In a consultation paper released to the public, the commission said it is seeking input from stakeholders, including telecom operators, tech companies, legal experts, and the general public, on proposed revisions designed to reposition Nigeria’s telecommunications framework to match current digital demands. Submissions are expected by March 20, 2026.

The NTP 2000 marked a turning point in Nigeria’s telecom landscape. It replaced the 1998 policy, introducing full liberalisation and a unified regulatory framework under the NCC, and paved the way for the licensing of GSM operators such as MTN, Econet (now Airtel), and Globacom in 2001 and 2002.

Prior to the NTP, the sector was dominated by Nigerian Telecommunications Limited (NITEL), a government-owned monopoly plagued by obsolete equipment, low teledensity, and poor service. At the time, Nigeria had fewer than 400,000 telephone lines for the entire country.

However, the NCC noted that just as the 1998 policy was overtaken by global developments, the 2000 framework has become structurally misaligned with today’s telecom reality, which encompasses broadband, 5G networks, satellite internet, artificial intelligence, and a thriving digital economy worth billions of dollars.

“The rapid pace of technological change and emerging digital services necessitate a comprehensive update to ensure the policy continues to support economic growth while protecting critical infrastructure,” the Commission stated.

The review will target multiple chapters of the policy. Key revisions include: Enhancements on online safety, content moderation, digital services regulation, and improved internet exchange protocols; a modern framework for satellite harmonisation, coexistence with terrestrial networks, and clearer spectrum allocation to boost service quality, and policies to address fiscal support, reduce multiple taxation, and lower operational costs for operators.

The NCC is also proposing entirely new sections to the policy to address emerging priorities.

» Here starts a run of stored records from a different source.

+                         : [lo] "v"((unsigned)((uintptr_t)base_p & 0xffffffffu)), [hi] "v"((unsigned)((uintptr_t)base_p >> 32)),
+                           [stride] "s"((unsigned)stride_bytes), [rm] "s"(rm)
+                         : "memory", "scc", TL_CLOB_SGPR, TL_CLOB_TMP);
+        }
+      } else {
+        const int64_t row0 = (int64_t)g * TL_RG;
+        const int64_t left = ap->M - row0;
+        const int nvalid = left <= 0 ? 0 : (left < TL_RG ? (int)left : TL_RG);
+        T* const obase_p = out + row0 * ldo + lane * CPL;
+        if (lane * CPL + CPL <= ncols)
+          asm volatile(TL_ASM_STORE
+                       :
+                       : [lo] "v"((unsigned)((uintptr_t)obase_p & 0xffffffffu)), [hi] "v"((unsigned)((uintptr_t)obase_p >> 32)),
+                         [stride] "s"(stride_bytes), [n] "s"(nvalid)
+                       : "memory", "scc", "s36", TL_ASM_BASE, TL_ASM_TOUCH, TL_CLOB_ACC);
+        if constexpr (CPL == 2) {
+          if (lane * CPL + 1 == ncols)
+            asm volatile(TL_ASM_STORE1
+                         :
+                         : [lo] "v"((unsigned)((uintptr_t)obase_p & 0xffffffffu)), [hi] "v"((unsigned)((uintptr_t)obase_p >> 32)),
+                           [stride] "s"(stride_bytes), [n] "s"(nvalid)
+                         : "memory", "scc", "s36", TL_ASM_BASE, TL_ASM_TOUCH);
+        }
+      }
+    }
+    TL_STAMP(L, TL_STAMPS - 1);
+    if (!more) return;
+    asm volatile(TL_ASM_ZERO ::: "memory", TL_CLOB_ACC);
+    TL_STAMP(Ln, 0);
+    Lv = tl_park(Ln);
   }
 }
 
@@ -1404,20 +1532,61 @@
 
 static int tl_set_lds_once(const void* kern) { return set_max_dynamic_lds(kern, TL_LDS); }
 
+static int tl_device_cus(int* cus) {
+  constexpr int MAX_DEV = 64;
+  static std::atomic<int> cached[MAX_DEV];
+  int dev = 0;
+  if (hipError_t e = hipGetDevice(&dev); e != hipSuccess) return (int)e;
+  int n = dev >= 0 && dev < MAX_DEV ? cached[dev].load(std::memory_order_relaxed) : 0;
+  if (n <= 0) {
+    if (hipError_t e = hipDeviceGetAttribute(&n, hipDeviceAttributeMultiprocessorCount, dev); e != hipSuccess) return (int)e;
+    if (n <= 0) return SPAMD_EINVAL;
+    if (dev >= 0 && dev < MAX_DEV) cached[dev].store(n, std::memory_order_relaxed);
+  }
+  *cus = n;
+  return 0;
+}
+
 template <typename T, typename KERN>
 static int tl_launch(KERN kern, int64_t M, int64_t K, int64_t N, const int* blocks, const int* blk_off, const T* b,
                      int64_t ldb, T* out, int64_t ldo, int touch_lines, bool group_ends, int last_cols, hipStream_t s,
-                     const int* rowmap = nullptr, int64_t map_groups = 0) {
+                     const int* rowmap, int64_t map_groups, int resident) {
   if (int rc = tl_set_lds_once(reinterpret_cast<const void*>(kern))) return rc;
   const int64_t blocks_n = (rowmap ? map_groups : tl_grid_groups(M)) / TL_WAVES;
   const int64_t npanels = N / TlFmt<T>::PANEL;
-  const int64_t grid = ceil_div(blocks_n, (int64_t)8) * 8 * (npanels > 1 ? ceil_div(npanels, (int64_t)2) * 2 : 1);
-  if (grid >= ((int64_t)1 << 31) || blocks_n >= ((int64_t)1 << 31)) return SPAMD_EINVAL;
-  hipLaunchKernelGGL(kern, dim3((unsigned)grid), dim3(TL_WAVES * 64), TL_LDS, s, M, K,
-                     (int)ceil_div(K, (int64_t)TL_KB), touch_lines | (group_ends ? 1 << 16 : 0), blocks, blk_off, b, ldb, out, ldo,
-                     last_cols, (int)npanels, (int)blocks_n, rowmap);
+  const int64_t total = ceil_div(blocks_n, (int64_t)8) * 8 * (npanels > 1 ? ceil_div(npanels, (int64_t)2) * 2 : 1);
+  if (total >= ((int64_t)1 << 31) - 2048 || blocks_n >= ((int64_t)1 << 31)) return SPAMD_EINVAL;
+  int64_t res = (int64_t)resident * 8;
+  if (res == 0) {
+    if (rowmap || npanels > 1) {
+      res = total;
+    } else {
+      int cus = 0;
+      if (int rc = tl_device_cus(&cus)) return rc;
+      res = ceil_div((int64_t)cus, (int64_t)8) * 8;
+    }
+  }
+#ifdef SPAMD_TUNING
+  if (getenv("SPAMD_TILED_ONE_BLOCK")) res = total;
+#endif
+  const int64_t grid = total < res ? total : res;
+  TlArgs<T> args{};
+  args.M = M, args.K = K, args.stream = blocks, args.blk_off = blk_off, args.b = b, args.ldb = ldb, args.out = out, args.ldo = ldo;
+  args.rowmap = rowmap, args.ntiles = (int)ceil_div(K, (int64_t)TL_KB), args.touch_lines = touch_lines | (group_ends ? 1 << 16 : 0);
+  args.last_cols = last_cols, args.npanels = (int)npanels, args.nblocks = (int)blocks_n, args.total = (int)total, args.grid = (int)grid;
+#ifdef SPAMD_TUNING
+  args.stamps = tl_timeline_buf;
+#endif
+  hipLaunchKernelGGL(kern, dim3((unsigned)grid), dim3(TL_WAVES * 64), TL_LDS, s, args);
   return launch_status();
 }
+
+#ifdef SPAMD_TUNING
+extern "C" int spamd_spmm_tiled_timeline(void* buf) {
+  tl_timeline_buf = (unsigned long long*)buf;
+  return TL_STAMPS;
+}
+#endif
 
 static int tl_product(int val_dtype, int64_t M, int64_t K, int64_t N, const int* blocks, const int* blk_off, const void* b,
                       int64_t ldb, void* out, int64_t ldo, unsigned flags, void* stream, const int* rowmap, int64_t map_groups);
@@ -1456,23 +1625,24 @@
   int touch = (int)((flags >> 8) & 0xffu);
   if (touch == 0) touch = 12;
   if (touch > 64) touch = 64;
+  const int resident = (int)((flags >> 24) & 0x7fu);
   if (val_dtype == SPAMD_F64) {
     const double* bb = (const double*)b;
     double* oo = (double*)out;
-    return exact ? tl_launch<double>(&spmm_tiled_kernel<0, 5, double>, M, K, N, blocks, blk_off, bb, ldb, oo, ldo, touch, ends, last_cols, s, rowmap, map_groups)
-                 : tl_launch<double>(&spmm_tiled_kernel<0, 4, double>, M, K, N, blocks, blk_off, bb, ldb, oo, ldo, touch, ends, last_cols, s, rowmap, map_groups);
+    return exact ? tl_launch<double>(&spmm_tiled_kernel<0, 5, double>, M, K, N, blocks, blk_off, bb, ldb, oo, ldo, touch, ends, last_cols, s, rowmap, map_groups, resident)
+                 : tl_launch<double>(&spmm_tiled_kernel<0, 4, double>, M, K, N, blocks, blk_off, bb, ldb, oo, ldo, touch, ends, last_cols, s, rowmap, map_groups, resident);
   }
   const float* bb = (const float*)b;
   float* oo = (float*)out;
 #ifdef SPAMD_TUNING
   const char* dbg_env = getenv("SPAMD_TILED_DBG");
   const int dbg = dbg_env ? atoi(dbg_env) : 0;
-  if (dbg == 2) return tl_launch<float>(&spmm_tiled_kernel<2, 0, float>, M, K, N, blocks, blk_off, bb, ldb, oo, ldo, touch, ends, last_cols, s, rowmap, map_groups);
-  if (dbg == 5) return tl_launch<float>(&spmm_tiled_kernel<0, 1, float>, M, K, N, blocks, blk_off, bb, ldb, oo, ldo, touch, ends, last_cols, s, rowmap, map_groups);
-  if (dbg == 6) return tl_launch<float>(&spmm_tiled_kernel<0, 2, float>, M, K, N, blocks, blk_off, bb, ldb, oo, ldo, touch, ends, last_cols, s, rowmap, map_groups);
-  if (dbg == 7) return tl_launch<float>(&spmm_tiled_kernel<2, 2, float>, M, K, N, blocks, blk_off, bb, ldb, oo, ldo, touch, ends, last_cols, s, rowmap, map_groups);
-#endif
-  if (i32) return tl_launch<float>(&spmm_tiled_kernel<0, 6, float>, M, K, N, blocks, blk_off, bb, ldb, oo, ldo, touch, ends, last_cols, s, rowmap, map_groups);
-  return exact ? tl_launch<float>(&spmm_tiled_kernel<0, 3, float>, M, K, N, blocks, blk_off, bb, ldb, oo, ldo, touch, ends, last_cols, s, rowmap, map_groups)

Among the key initiatives are clear broadband objectives aimed at achieving 70 per cent national broadband penetration, with a focus on extending connectivity beyond urban centres to reach rural communities.

The review also seeks to formally recognise telecom infrastructure, including fibre optic cables and network masts, as Critical National Infrastructure to prevent vandalism and enhance security.

In addition, the commission is targeting the harmonisation of Right-of-Way charges across federal, state, and local governments, alongside the introduction of a one-stop permitting process for telecom deployment, designed to reduce bureaucratic delays and lower operational costs for operators.

According to the NCC, the review aims to make fast and affordable internet widely accessible. “The old framework was largely voice-centric. Today, data is the currency of the digital economy,” the commission said, highlighting the need to close the urban-rural broadband divide.

The consultation process is intended to gather diverse perspectives to ensure the updated policy reflects current technological trends, market realities, and consumer needs. By doing so, the NCC hopes to maintain the telecommunications sector’s role as a key driver of economic growth and digital inclusion.